Problem requirements »
Look through the entries below and count the lines with "lmax" in them; the reply is the number alone.

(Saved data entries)

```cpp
struct MelFixed {};
struct MelLong { int n_total, T, T_ld; const int* n_valid; };
template <bool SPLIT, bool LONG = false>
__global__ __launch_bounds__(256) void logmel_power_mel_kernel(const float* __restrict__ pcm, long pcm_stride, int n_valid,
                                                               const float* __restrict__ dft, const uint16_t* __restrict__ dft3,
                                                               const int* __restrict__ mel_lo,
                                                               const int* __restrict__ mel_hi, const float* __restrict__ mel_w,
                                                               int n_mel, float* __restrict__ out, unsigned* __restrict__ clip_max,
                                                               [[maybe_unused]] std::conditional_t<LONG, MelLong, MelFixed> shape) {
  constexpr int kPowLd = kBins + 3;
  constexpr int kLdsFloats = (kSpan > kFPB * kPowLd) ? kSpan : kFPB * kPowLd;
  __shared__ __attribute__((aligned(16))) float lds[kLdsFloats];
  __shared__ float wmax[4];
  const int b = blockIdx.y, f0 = blockIdx.x * kFPB;
  const int tid = threadIdx.x, lane = tid & 63, wave = tid >> 6;
  const float* x = pcm + (long)b * pcm_stride;
  int nS = kNSamp, nF = kFrames, ldo = kFrames;
  if constexpr (LONG) { nS = shape.n_total; nF = shape.T; ldo = shape.T_ld; n_valid = shape.n_valid[b]; }
// ... 75 lines not shown
  }
  }
  __syncthreads();
#pragma unroll
  for (int i = 0; i < 4; ++i)
#pragma unroll
    for (int j = 0; j < kCW; ++j)
#pragma unroll
      for (int e = 0; e < 4; ++e) {
        const float v = acc[i][j][e];
        const float p = v * v + __shfl_xor(v, 1, 64) * __shfl_xor(v, 1, 64);
        const int col = (cf0 + j) * 16 + (lane & 15);
        if (j < ncf && (col & 1) == 0 && (col >> 1) < kBins)
          lds[(i * 16 + (lane >> 4) * 4 + e) * kPowLd + (col >> 1)] = p;
      }
  __syncthreads();
  float lmax = -INFINITY;
  for (int idx = tid; idx < n_mel * kFPB; idx += 256) {
    const int m = idx / kFPB, f = idx % kFPB;
    if (f0 + f >= nF) continue;
    const int lo = mel_lo[m], hi = mel_hi[m];
    float s = 0.f;
    for (int k = lo; k < hi; ++k) s = fmaf(mel_w[m * 32 + (k - lo)], lds[f * kPowLd + k], s);
    const float lg = log10f(fmaxf(s, 1e-10f));
    out[((long)b * n_mel + m) * ldo + f0 + f] = lg;
    lmax = fmaxf(lmax, lg);
  }
  lmax = wave_max(lmax);
  if (lane == 0) wmax[wave] = lmax;
  __syncthreads();
  if (tid == 0) atomicMax(clip_max + b, ord_enc(fmaxf(fmaxf(wmax[0], wmax[1]), fmaxf(wmax[2], wmax[3]))));
}

__global__ void logmel_normalize_kernel(float* mel, const unsigned* clip_max, int n_per_clip, long total) {
  for (long i = blockIdx.x * (long)blockDim.x + threadIdx.x; i < total; i += (long)gridDim.x * blockDim.x) {
    const float mx = ord_dec(clip_max[i / n_per_clip]);
    mel[i] = (fmaxf(mel[i], mx - 8.0f) + 4.0f) / 4.0f;
  }
}

__global__ void logmel_normalize_long_kernel(float* mel, const unsigned* clip_max, int n_mel, int T, int T_ld, long total) {
  for (long i = blockIdx.x * (long)blockDim.x + threadIdx.x; i < total; i += (long)gridDim.x * blockDim.x) {
    const long row = i / T;
    const float mx = ord_dec(clip_max[row / n_mel]);
    float* p = mel + row * T_ld + (i - row * T);
    *p = (fmaxf(*p, mx - 8.0f) + 4.0f) / 4.0f;
  }
}

void logmel_power_mel(const float* pcm, long pcm_stride, int n_samples, int B, const float* dft, const void* dft3,
                      const int* mel_lo, const int* mel_hi, const float* mel_w, int n_mel, float* mel_out,
                      unsigned* clip_max, hipStream_t s) {
  (void)hipMemsetAsync(clip_max, 0, sizeof(unsigned) * B, s);
  const dim3 grid((kFrames + kFPB - 1) / kFPB, B);
  if (dft3)
    WCB_LAUNCH(logmel_power_mel_kernel<true>, grid, dim3(256), 0, s, pcm, pcm_stride, n_samples, dft,
               reinterpret_cast<const uint16_t*>(dft3), mel_lo, mel_hi, mel_w, n_mel, mel_out, clip_max, MelFixed{});
  else
    WCB_LAUNCH(logmel_power_mel_kernel<false>, grid, dim3(256), 0, s, pcm, pcm_stride, n_samples, dft,
               nullptr, mel_lo, mel_hi, mel_w, n_mel, mel_out, clip_max, MelFixed{});
}

void logmel_long(const float* pcm, long pcm_stride, const int* n_valid, int n_total, int B, const float* dft, const void* dft3,
                 const int* mel_lo, const int* mel_hi, const float* mel_w, int n_mel, float* mel_out, int T_ld,
                 unsigned* clip_max, hipStream_t s) {
  const int T = n_total / kHop;
  (void)hipMemsetAsync(clip_max, 0, sizeof(unsigned) * B, s);
  const dim3 grid((T + kFPB - 1) / kFPB, B);
  const MelLong shape{n_total, T, T_ld, n_valid};
  if (dft3)
    WCB_LAUNCH((logmel_power_mel_kernel<true, true>), grid, dim3(256), 0, s, pcm, pcm_stride, 0, dft,
               reinterpret_cast<const uint16_t*>(dft3), mel_lo, mel_hi, mel_w, n_mel, mel_out, clip_max, shape);
  else
    WCB_LAUNCH((logmel_power_mel_kernel<false, true>), grid, dim3(256), 0, s, pcm, pcm_stride, 0, dft,
               nullptr, mel_lo, mel_hi, mel_w, n_mel, mel_out, clip_max, shape);
  const long total = (long)B * n_mel * T;
  WCB_LAUNCH(logmel_normalize_long_kernel, dim3(2048), dim3(256), 0, s, mel_out, clip_max, n_mel, T, T_ld, total);
}

void logmel_normalize(float* mel, const unsigned* clip_max, int B, int n_mel, hipStream_t s) {
  const long total = (long)B * n_mel * kFrames;
  WCB_LAUNCH(logmel_normalize_kernel, dim3(2048), dim3(256), 0, s, mel, clip_max, n_mel * kFrames, total);
}

template <typename T>
__global__ void mel_to_conv_input_kernel(const float* __restrict__ mel, int n_mel, T* __restrict__ xt, long clip_stride) {
  __shared__ float tile[64][65];
  const int b = blockIdx.z, t0 = blockIdx.x * 64, c0 = blockIdx.y * 64;
  for (int i = threadIdx.x; i < 64 * 64; i += 256) {
    const int c = c0 + i / 64, t = t0 + i % 64;
    tile[i / 64][i % 64] = (c < n_mel && t < kFrames) ? mel[((long)b * n_mel + c) * kFrames + t] : 0.f;
  }
  __syncthreads();
  for (int i = threadIdx.x; i < 64 * 64; i += 256) {
    const int t = t0 + i / 64, c = c0 + i % 64;
    if (t < kFrames && c < n_mel) xt[(long)b * clip_stride + (long)(t + 1) * n_mel + c] = DT<T>::fromf(tile[i % 64][i / 64]);
  }
  if (blockIdx.x == 0 && blockIdx.y == 0)
    for (int c = threadIdx.x; c < n_mel; c += 256) {
      xt[(long)b * clip_stride + c] = DT<T>::fromf(0.f);
      xt[(long)b * clip_stride + (long)(kFrames + 1) * n_mel + c] = DT<T>::fromf(0.f);
    }
}
// ... 46 lines not shown
```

Result of this task »
4